(Collected data)
◇ ◇ ◇

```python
HERE = os.path.dirname(os.path.abspath(__file__))
REPO = os.path.dirname(HERE)
CSRC = os.path.join(HERE, "csrc")
LIB = os.path.join(HERE, "pww_hip", "libpww_hip.so")
LIB_EXPERIMENTS = os.path.join(HERE, "pww_hip", "libpww_hip_experiments.so")
UNITS = [("pww_api.hip", [], ""), ("pww_attn.hip", [], ""), ("pww_cross.hip", [], ""), ("pww_cross_lean.hip", [], ""), ("pww_reduce.hip", [], ""),
         ("pww_mask.hip", [], ""), ("pww_qproj.hip", [], ""), ("pww_norm.hip", [], ""), ("pww_blocks.hip", [], ""), ("pww_conv.hip", [], ""), ("pww_probs.hip", [], ""),
         ("pww_attn_inst.hip", ["-DPWW_INST_F16"], ".f16"), ("pww_attn_inst.hip", ["-DPWW_INST_BF16"], ".bf16"),
         ("pww_cross_inst.hip", ["-DPWW_INST_F16", "-DPWW_INST_NW=2"], ".f16.nw2"), ("pww_cross_inst.hip", ["-DPWW_INST_F16", "-DPWW_INST_NW=4"], ".f16.nw4"),
         ("pww_cross_inst.hip", ["-DPWW_INST_BF16", "-DPWW_INST_NW=2"], ".bf16.nw2"), ("pww_cross_inst.hip", ["-DPWW_INST_BF16", "-DPWW_INST_NW=4"], ".bf16.nw4")]
EXPERIMENT_UNITS = [("pww_cross_out.hip", [], "")]
_ATTN_HEADERS = ["pww_tile.h", "pww_attn_core.h", "pww_cross_tile.h"]
SIDE_FLAGS = ["-fvisibility=hidden"]
SIDE_LIBS = {
    "long": ("pww_long.hip", _ATTN_HEADERS, "the long-prompt launches"),
    "scope": ("pww_scope.hip", _ATTN_HEADERS, "cross-attention with per-head / per-row score statistics"),
    "linear": ("pww_linear.hip", [], "linear layers with a bias / residual / GEGLU epilogue"),
    "regions": ("pww_regions.hip", [], "region masks and the per-pixel blend of the noise predictions"),
    "lora": ("pww_lora.hip", [], "the per-row low-rank update of unmerged LoRA adapters"),
}
SIDE_LIBS_CONV = {
    "convtail": ("pww_conv_tail.hip", [], "conv2 of a ResnetBlock2D with the 1 x 1 shortcut as further K-slabs"),
}
SIDE_LIBS_EXTRA = {
    "canvas": ("pww_canvas.hip", [], "canvases larger than the UNet's window: the windows' gather and the combine of their noise predictions"),
    "concat": ("pww_concat.hip", [], "the up blocks without torch.cat: GroupNorm and conv2 + shortcut over the two halves of the concatenation"),
    "hold": ("pww_hold.hip", [], "region strength: the strength map, its feather and the per-step hold of the pixels not yet released"),
}
ALL_SIDE_LIBS = {**SIDE_LIBS, **SIDE_LIBS_CONV, **SIDE_LIBS_EXTRA}
SOURCES = sorted({u[0] for u in UNITS + EXPERIMENT_UNITS})
HEADERS = ["pww_common.h", "pww_tile.h", "pww_attn_core.h", "pww_attn_kernel.h", "pww_cross_tile.h", "pww_cross_kernel.h", os.path.join(REPO, "include", "pww_hip.h")]
SIDE_PATHS = {n: os.path.join(HERE, "pww_hip", "libpww_hip_%s.so" % n) for n in ALL_SIDE_LIBS}
SIDE_UNITS = {n: [(v[0], SIDE_FLAGS, "")] for n, v in ALL_SIDE_LIBS.items()}
LIB_LONG, LIB_SCOPE, LIB_LINEAR, LIB_REGIONS, LIB_LORA = (SIDE_PATHS[n] for n in ("long", "scope", "linear", "regions", "lora"))
LONG_UNITS, SCOPE_UNITS, LINEAR_UNITS, REGIONS_UNITS, LORA_UNITS = (SIDE_UNITS[n] for n in ("long", "scope", "linear", "regions", "lora"))
LIB_CONVTAIL, CONVTAIL_UNITS = SIDE_PATHS["convtail"], SIDE_UNITS["convtail"]
LIB_CANVAS, CANVAS_UNITS = SIDE_PATHS["canvas"], SIDE_UNITS["canvas"]
LIB_CONCAT, CONCAT_UNITS = SIDE_PATHS["concat"], SIDE_UNITS["concat"]
LIB_HOLD, HOLD_UNITS = SIDE_PATHS["hold"], SIDE_UNITS["hold"]
SIDE_PUBLIC_HEADERS = {"canvas": ["pww_hip_regions.h"]}
HIPCC = os.environ.get("HIPCC", "/opt/rocm/bin/hipcc")
FLAGS = ["--offload-arch=gfx950", "-O3", "-std=c++17", "-fPIC", "-Wall",
         "-Wno-unused-function", "-mllvm", "-amdgpu-kernarg-preload-count=16"]


PER_FILE_FLAGS = {"pww_mask.hip": ["-ffp-contract=off"], "pww_regions.hip": ["-ffp-contract=off"], "pww_canvas.hip": ["-ffp-contract=off"],
                  "pww_hold.hip": ["-ffp-contract=off"]}


def _newer(target, deps):
    if not os.path.exists(target):
        return True
    t = os.path.getmtime(target)
    return any(os.path.getmtime(d) > t for d in deps)


def _deps():
    return ([os.path.join(CSRC, s) for s in SOURCES] + [h if os.path.isabs(h) else os.path.join(CSRC, h) for h in HEADERS] + [__file__])


def _build(lib, units, defines, objdir, verbose, jobs=None):
    os.makedirs(objdir, exist_ok=True)
    order = sorted(units, key=lambda u: {"pww_cross_inst.hip": 0, "pww_attn_inst.hip": 1, "pww_cross_lean.hip": 2}.get(u[0], 3))
    jobs = jobs or max(2, min(len(order), os.cpu_count() or 4, int(os.environ.get("MAX_JOBS", 16))))
    pending, running, objs = list(order), [], []
    while pending or running:
        while pending and len(running) < jobs:
            src, defs, suffix = pending.pop(0)
            o = os.path.join(objdir, src + suffix + ".o")
            objs.append(o)
            cmd = [HIPCC] + FLAGS + defines + defs + PER_FILE_FLAGS.get(src, []) + ["-c", os.path.join(CSRC, src), "-o", o]
            if verbose:
                print(" ".join(cmd))
            running.append((cmd, subprocess.Popen(cmd, stdout=subprocess.PIPE, stderr=subprocess.STDOUT, text=True)))
        cmd, p = running.pop(0)
        out, _ = p.communicate()
        if p.returncode != 0:
            for _, q in running:
                q.kill()
            raise RuntimeError("hipcc failed: %s\n%s" % (" ".join(cmd), out))
        if verbose and out.strip():
            print(out)
    subprocess.run([HIPCC, "--offload-arch=gfx950", "-shared", "-fPIC", "-s"] + sorted(objs) + ["-o", lib], check=True)
    return lib


def build_lib(force=False, verbose=False):
    if not force and not _newer(LIB, _deps()):
        return LIB
    return _build(LIB, UNITS, [], os.path.join(HERE, "build"), verbose)


def build_experiments(force=False, verbose=False):
    if not force and not _newer(LIB_EXPERIMENTS, _deps()):
        return LIB_EXPERIMENTS
    return _build(LIB_EXPERIMENTS, UNITS + EXPERIMENT_UNITS, ["-DPWW_EXPERIMENTS=1"], os.path.join(HERE, "build", "experiments"), verbose)


def build_side(name, force=False, verbose=False):
    unit, headers, _ = ALL_SIDE_LIBS[name]
    lib = SIDE_PATHS[name]
    public = ["pww_hip.h", "pww_hip_%s.h" % name] + SIDE_PUBLIC_HEADERS.get(name, [])
    deps = [os.path.join(CSRC, f) for f in [unit, "pww_common.h", "pww_side_host.h"] + headers] + [os.path.join(REPO, "include", h) for h in public] + [__file__]
    if not force and not _newer(lib, deps):
        return lib
    return _build(lib, SIDE_UNITS[name], [], os.path.join(HERE, "build", name), verbose)


def build_long(force=False, verbose=False): return build_side("long", force, verbose)
def build_scope(force=False, verbose=False): return build_side("scope", force, verbose)
def build_linear(force=False, verbose=False): return build_side("linear", force, verbose)
def build_regions(force=False, verbose=False): return build_side("regions", force, verbose)
def build_lora(force=False, verbose=False): return build_side("lora", force, verbose)
def build_convtail(force=False, verbose=False): return build_side("convtail", force, verbose)
def build_canvas(force=False, verbose=False): return build_side("canvas", force, verbose)
def build_concat(force=False, verbose=False): return build_side("concat", force, verbose)
def build_hold(force=False, verbose=False): return build_side("hold", force, verbose)


def _build_check(exe, lib, libname, defines, force):
    src = os.path.join(REPO, "tests", "native", "attn_check.cpp")
    if not force and not _newer(exe, [src, lib, os.path.join(REPO, "include", "pww_hip.h")]):
        return exe
    cmd = [HIPCC, "--offload-arch=gfx950", "-O2", "-std=c++17"] + defines + [src, "-o", exe, "-L" + os.path.dirname(lib), "-l" + libname,
                                                                              "-Wl,-rpath,$ORIGIN/../../paint-with-words-sd_amd/pww_hip"]
    subprocess.run(cmd, check=True)
    return exe


def build_native_check(force=False):
    return _build_check(os.path.join(REPO, "tests", "native", "attn_check"), build_lib(), "pww_hip", [], force)


def build_native_check_experiments(force=False):
    return _build_check(os.path.join(REPO, "tests", "native", "attn_check_experiments"), build_experiments(), "pww_hip_experiments", ["-DPWW_EXPERIMENTS=1"], force)


if __name__ == "__main__":
    force = "--force" in sys.argv
    print(build_lib(force=force, verbose=True))
    print(build_native_check(force=force))
    for name in ALL_SIDE_LIBS:
        print(build_side(name, force=force, verbose=True))
    if "--experiments" in sys.argv:
        print(build_experiments(force=force, verbose=True))
        print(build_native_check_experiments(force=force))
```

paint-with-words-sd_amd/csrc/pww_common.h:

```cpp
#pragma once
#include <hip/hip_runtime.h>
#include <hip/hip_ext.h>
#include <stdint.h>
#include <stdio.h>
#include <stdarg.h>
#include "../../include/pww_hip.h"

#ifndef PWW_EXPERIMENTS
#define PWW_EXPERIMENTS 0
#endif

namespace pww {

typedef _Float16 f16;
typedef __bf16 bf16;
typedef float f32x16 __attribute__((ext_vector_type(16)));
typedef _Float16 f16x8 __attribute__((ext_vector_type(8)));
typedef __bf16 bf16x8 __attribute__((ext_vector_type(8)));
typedef unsigned int u32x4 __attribute__((ext_vector_type(4)));
typedef unsigned int u32x2 __attribute__((ext_vector_type(2)));
typedef float f32x4 __attribute__((ext_vector_type(4)));
typedef _Float16 f16x4 __attribute__((ext_vector_type(4)));
typedef __bf16 bf16x4 __attribute__((ext_vector_type(4)));

template <typename T> struct Vec;
template <> struct Vec<f16> { typedef f16x8 v8; typedef f16x4 v4; };
template <> struct Vec<bf16> { typedef bf16x8 v8; typedef bf16x4 v4; };
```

◇ ◇ ◇

§ **INSTRUCTIONS FOR THE TASK**
Every line with "noise" in it should be copied from the entries.

§ **EXPECTED ANSWER**
    "regions": ("pww_regions.hip", [], "region masks and the per-pixel blend of the noise predictions"),
    "canvas": ("pww_canvas.hip", [], "canvases larger than the UNet's window: the windows' gather and the combine of their noise predictions"),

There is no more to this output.